Zhang Chen <zhangckid@gmail.com> writes:

> On Wed, Jun 3, 2026 at 1:02 AM Markus Armbruster <armbru@redhat.com> wrote:
>>
>> Zhang Chen <zhangckid@gmail.com> writes:
>>
>> > Currently, dynamically or implicitly created monitors (such as those
>> > generated via '-monitor stdio', GDB stub terminals, or mux chardevs)
>> > leave the 'id' field in the Monitor struct as NULL.
>>
>> There is no @id member in struct Monitor.
>
> Yes, I try to add it in this patch.
>
>>
>> >                                                     But the original
>> > @MonitorOptions have the @id field.
>>
>> QAPI type MonitorOptions has an optional member @id.
>>
>> Instances are only created by monitor_init_opts() from a QemuOpts, and
>> member @id is set to the QemuOpts's @id, which is also optional.
>>
>> monitor_init_opts() is only called during startup on behalf of CLI
>> option -mon, its shorthands -monitor, -qmp, -qmp-pretty, and for default
>> monitors.
>>
>> -mon accepts an "id" parameter, but it's optional.
>>
>> The others make up an "id".  For instance, the default monitor usually
>> gets "compat_monitor0".
>>
>> Aside: there's code that checks whether a non-null QemuOpts "id" starts
>> with "compat_monitor".  That's horrifying.
>>
>> As far as I can tell, the only way to create a monitor with null @id in
>> MonitorOptions is -mon without "id".
>>
>> This is a swamp.  Instead of messing with MonitorOptions member @id, ...
>
> I don't quite understand here, the "compat_monitor0" has been saved in
> the struct chardev's label field. I know each monitor need to bind to a chardev.
> In principle, the "compat_monitor0" mark belonging to the chardev, not
> the monitor.
> Why is it forbidden to replace monitor with chardev?
> So I think the monitor need to a unique ID field in the struct monitor.
>
>>
>> >                                     This makes it difficult to track,
>> > debug, or associate monitors with specific iothreads or
>> > infrastructure components.
>> >
>> > Fix this by introducing monitor_get_id(), which uses an atomic counter
>> > to generate a unique fallback name ("mon_default_X") when 'id' is
>> > not explicitly supplied in MonitorOptions. Update all internal HMP
>> > and QMP initialization paths to propagate and store this string.
>>
>> ... you create yet another ID that is used for nothing but referring to
>> monitors from IOThreadHolder.  Hmm.
>>
>> Is it really necessary that every monitor has an ID?  If a user want
>> one, they can simply avoid -mon without id.
>
> I think yes, the iothread ref/unref is the first user.

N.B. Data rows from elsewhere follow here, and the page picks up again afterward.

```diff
@@ -2013,9 +2014,11 @@
         n_fallback += h_ovf;
       };
       int64_t n_big = 0;
+      unsigned int h_ovf0 = 0;
       if (v2) {
         unsigned int h_big = 0;
         MM_HIP(hipMemcpyAsync(&h_big, big_n.p, sizeof h_big, hipMemcpyDeviceToHost, st));
+        MM_HIP(hipMemcpyAsync(&h_ovf0, ovf_n.p, sizeof h_ovf0, hipMemcpyDeviceToHost, st));
         MM_HIP(mm::stream_sync(st));
         if (h_big) {
           const int smW = std::max(std::max(smA, smB), smD);
@@ -2027,7 +2030,7 @@
           n_big = h_big;
         }
       }
-      run_fallback(amb_used_p);
+      run_fallback(amb_used_p, !v2, h_ovf0);
       int64_t n_redo = 0;
       if (!lazy_reads.empty()) {
         std::vector<uint8_t> used = amb_used.to_host(st, (size_t)n);
@@ -2051,7 +2054,7 @@
             l2_kernel<true, uint16_t, 1, 8><<<dim3((unsigned)redo.size()), dim3(64), lds, st>>>(IV, M->cand.p, M->cand_read.p, M->sk_hash.p, M->sk_strand.p,
                 M->mz.off.p, M->sk_n.p, M->d_read_len.p, M->accept_min.p, P.k, P.w, smR, M->l2.p, counters.p, nullptr, nullptr, d_redo.p, ovf.p, ovf_n.p, nullptr, nullptr, masks_for(redo.size()), slot_flags_p, (int)slots_of(redo.size()));
             MM_KERNEL_CHECK();
-            run_fallback(nullptr);
+            run_fallback(nullptr, true, 0);
           }
           MM_HIP(mm::stream_sync(st));
           n_redo += (int64_t)redo.size();
```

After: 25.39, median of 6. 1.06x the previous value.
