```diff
             const u32x4b o = {__float_as_uint(skq[jj][0]), __float_as_uint(skq[jj][1]), __float_as_uint(skq[jj][2]), __float_as_uint(skq[jj][3])};
             if (COUT == 32 || jj < 3) __builtin_amdgcn_raw_buffer_store_b128(o, yrs, eo_prev[jj], 0, 0);
             else __builtin_amdgcn_raw_buffer_store_b32(o[0], yrs, eo_prev[jj], 0, 0);
+        }
+    }
+    if (ntail) {
+        const int tt = ntail == 1 ? 0 : wave >> 1;
+        const bool lead = ntail == 1 ? wave == 0 : (wave & 1) == 0;
+        int tbs[9];
+        unsigned teo[4];
+        {
+            TileTmp q;
+#pragma unroll
+            for (int st = 0; st < TILE_STEPS; ++st) tile_step(st, NVm + 32 * tt, NV, NV - 1, q, tbs, teo);
+        }
+        asm volatile("s_waitcnt lgkmcnt(0)\n\ts_barrier" ::: "memory");
+        f32x16 tacc;
+#pragma unroll
+        for (int i = 0; i < 16; ++i) tacc[i] = 0.f;
+        auto chain = [&](auto k0, auto k1) __attribute__((always_inline)) {
+            constexpr int K0 = decltype(k0)::value, K1 = decltype(k1)::value;
+#pragma unroll
+            for (int K = K0; K < K1; ++K) {
+                const int gg = K / NST, st = K % NST, dh = gg / 3, dw = gg % 3;
+                Frag af[2], wf;
+                if constexpr (CIN == 25) {
+                    const int bm = tbs[3 * dh], bz = tbs[3 * dh + 1], bp = tbs[3 * dh + 2];
+                    const int b = st == 0 ? bm : st == 1 ? (half ? bz : bm) : st == 2 ? bz : st == 3 ? bp : (half ? bz : bp);
+                    const unsigned char* p = lds + b + offH[st] + dw * TO * 16;
+                    af[0].u = *reinterpret_cast<const uint4*>(p);
+                    af[1].u = *reinterpret_cast<const uint4*>(p + 4 * PS);
+                } else {
+                    const unsigned char* p = lds + tbs[3 * dh + (st >> 1)] + dw * TO * 16 + 2 * (st & 1) * PS;
+                    af[0].u = *reinterpret_cast<const uint4*>(p);
+                    af[1].u = *reinterpret_cast<const uint4*>(p + 4 * PS);
+                }
+                if (K >= NW1R) wf.u = *reinterpret_cast<const uint4*>(lds + w1a + (K - NW1R) * 1024);
+                else wf.h = w1r[K < NW1R ? K : 0];
+                if (K == 0 && BIAS) tacc = __builtin_amdgcn_mfma_f32_32x32x16_f16(w0[K], af[1].h, bias16, 0, 0, 0);
+                else tacc = __builtin_amdgcn_mfma_f32_32x32x16_f16(w0[K], af[1].h, tacc, 0, 0, 0);
+                tacc = __builtin_amdgcn_mfma_f32_32x32x16_f16(wf.h, af[0].h, tacc, 0, 0, 0);
+                tacc = __builtin_amdgcn_mfma_f32_32x32x16_f16(w0[K], af[0].h, tacc, 0, 0, 0);
+            }
+        };
+        using std::integral_constant;
+        if (ntail == 1) {
+            if (wave == 0) chain(integral_constant<int, 0>{}, integral_constant<int, KB / 4>{});
+            else if (wave == 1) chain(integral_constant<int, KB / 4>{}, integral_constant<int, KB / 2>{});
+            else if (wave == 2) chain(integral_constant<int, KB / 2>{}, integral_constant<int, 3 * KB / 4>{});
+            else chain(integral_constant<int, 3 * KB / 4>{}, integral_constant<int, KB>{});
+        } else {
+            if ((wave & 1) == 0) chain(integral_constant<int, 0>{}, integral_constant<int, KB / 2>{});
+            else chain(integral_constant<int, KB / 2>{}, integral_constant<int, KB>{});
+        }
+        asm volatile("s_waitcnt lgkmcnt(0)\n\ts_barrier" ::: "memory");
+        float* xch = reinterpret_cast<float*>(lds) + wave * 1024 + lane * 4;
+        if (!lead) {
+#pragma unroll
+            for (int jj = 0; jj < 4; ++jj) *reinterpret_cast<float4*>(xch + jj * 256) = make_float4(tacc[4 * jj], tacc[4 * jj + 1], tacc[4 * jj + 2], tacc[4 * jj + 3]);
+        }
+        asm volatile("s_waitcnt lgkmcnt(0)\n\ts_barrier" ::: "memory");
+        if (lead) {
+            const int nadd = ntail == 1 ? 3 : 1;
+            for (int c = 1; c <= nadd; ++c) {
+#pragma unroll
+                for (int jj = 0; jj < 4; ++jj) {
+                    const float4 p = *reinterpret_cast<const float4*>(xch + c * 1024 + jj * 256);
+                    tacc[4 * jj] += p.x; tacc[4 * jj + 1] += p.y; tacc[4 * jj + 2] += p.z; tacc[4 * jj + 3] += p.w;
+                }
+            }
+            float tmax = 0.f;
+#pragma unroll
+            for (int jj = 0; jj < 4; ++jj) {
+                f32x4u sk = {0.f, 0.f, 0.f, 0.f};
+                if (SKIP) {
+                    if (COUT == 32 || jj < 3) {
+                        const u32x4b q = __builtin_amdgcn_raw_buffer_load_b128(srs, teo[jj], 0, 0);
+                        sk = (f32x4u){__uint_as_float(q[0]), __uint_as_float(q[1]), __uint_as_float(q[2]), __uint_as_float(q[3])};
+                    } else sk[0] = __uint_as_float(__builtin_amdgcn_raw_buffer_load_b32(srs, teo[jj], 0, 0));
+                }
+                u32x4b o;
+#pragma unroll
+                for (int i = 0; i < 4; ++i) {
+                    float v = ldexpf(tacc[4 * jj + i], eun[4 * jj + i]);
+                    if (RELU) v = relu_keep_nan(v, lo);
+                    const float ov = SKIP ? v + sk[i] : v;
+                    tmax = fmaxf(tmax, fabsf(ov));
+                    o[i] = __float_as_uint(ov);
+                }
+                if (COUT == 32 || jj < 3) __builtin_amdgcn_raw_buffer_store_b128(o, yrs, teo[jj], 0, 0);
+                else __builtin_amdgcn_raw_buffer_store_b32(o[0], yrs, teo[jj], 0, 0);
+            }
+            omax = fmaxf(omax, tmax);
         }
     }
 #ifdef CW4_ABL_2ACC
```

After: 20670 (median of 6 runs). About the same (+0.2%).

What would happen if we used MonitorOptions @id instead of adding yet
another monitor ID?  IOThreadHolderMonitor then has to use
MonitorOptions @id, and query-iothreads can then identify the monitor
holding the I/O thread only when the user assigned a monitor ID.

The only way *not* to assign one is -mon without "id".

I'd expect human users to use the shorthands instead of -mon, and I'd
expect management applications to use -mon with "id".  So, monitors
without "id" should be rare.

But even if they are rare, and probably unwise, they're not impossible.
What are the consequences?

I can't see truly bad ones.  If you want query-iothreads to identify
your monitors, just give them IDs!  That's why I'm doubting the need for
yet another monitor ID.

Note that entire issue goes away if we can make monitors QOM objects
before the interface becomes unchangable.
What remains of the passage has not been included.